> [WHAT YOU WILL DO]
Look at the entries below and restate word for word the lines from the first through the one that has "long long* stamps);".

(Records drawn from a dataset)

--*--

@@ -124,10 +128,10 @@
 
 __device__ __attribute__((always_inline)) inline void solve_after_lu(SolveLds& L, const double* A, const int* tr,
                                                                       double h, int iter, double* stats,
-                                                                      unsigned long long* stamps);
+                                                                      unsigned long long* stamps, SolveOut* fin);
 
 __device__ __attribute__((always_inline)) inline void solve_wave0_rep(SolveLds& L, int iter, double* stats,
-                                   unsigned long long* stamps = nullptr) {
+                                   unsigned long long* stamps = nullptr, SolveOut* fin = nullptr) {
     const int lane = threadIdx.x & 63;
     const int row = lane / 6, col = lane - 6 * (lane / 6);
     const bool in = lane < 36;
@@ -189,12 +193,12 @@
     }
 #endif
     SPROBE(0);
-    solve_after_lu(L, A, tr, h, iter, stats, stamps);
+    solve_after_lu(L, A, tr, h, iter, stats, stamps, fin);
 }
 
 __device__ __attribute__((always_inline)) inline void solve_after_lu(SolveLds& L, const double* A, const int* tr,
                                                                       double h, int iter, double* stats,
-                                                                      unsigned long long* stamps) {
+                                                                      unsigned long long* stamps, SolveOut* fin) {
     const int lane = threadIdx.x & 63;
     const int cc = lane < 6 ? lane : 0;
     int pos = cc;
@@ -236,7 +240,7 @@
         for (int r = 0; r < 6; ++r) update[r] = readlane_f64(s, r);
     }
     SPROBE(2);
-    solve_finish(L, update, h, iter, stats, stamps);
+    solve_finish(L, update, h, iter, stats, stamps, fin);
 }
 
 
@@ -248,7 +252,7 @@
 }
 
 __device__ __attribute__((always_inline)) inline void solve_wave0_lane(SolveLds& L, int iter, double* stats,
-                                                                        unsigned long long* stamps = nullptr) {
+                                                                        unsigned long long* stamps = nullptr, SolveOut* fin = nullptr) {
     const int lane = threadIdx.x & 63;
     const int r = lane / 6, c = lane - 6 * (lane / 6);
     const bool in = lane < 36;
@@ -288,21 +292,21 @@
     for (int i = 0; i < 36; ++i) A[i] = T[i];
     asm volatile("s_waitcnt lgkmcnt(0)" ::: "memory");
     SPROBE(0);
-    solve_after_lu(L, A, tr, h, iter, stats, stamps);
+    solve_after_lu(L, A, tr, h, iter, stats, stamps, fin);
 }
 
 
 __device__ __attribute__((always_inline)) inline void solve_wave0(SolveLds& L, int iter, double* stats,
-                                                                   unsigned long long* stamps = nullptr) {
+                                                                   unsigned long long* stamps = nullptr, SolveOut* fin = nullptr) {
 #ifdef VISO_SOLVE_LANE
-    solve_wave0_lane(L, iter, stats, stamps);
+    solve_wave0_lane(L, iter, stats, stamps, fin);
 #else
-    solve_wave0_rep(L, iter, stats, stamps);
+    solve_wave0_rep(L, iter, stats, stamps, fin);
 #endif
 }
 
 __device__ __attribute__((always_inline)) inline void solve_wave0_ldlt(SolveLds& L, int iter, double* stats,
-                                        unsigned long long* stamps = nullptr) {
+                                        unsigned long long* stamps = nullptr, SolveOut* fin = nullptr) {
     const int lane = threadIdx.x & 63;
     const int row = lane / 6, col = lane - 6 * (lane / 6);
     const bool in = lane < 36;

--*--

> [TASK SOLUTION]
@@ -124,10 +128,10 @@
 
 __device__ __attribute__((always_inline)) inline void solve_after_lu(SolveLds& L, const double* A, const int* tr,
                                                                       double h, int iter, double* stats,
-                                                                      unsigned long long* stamps);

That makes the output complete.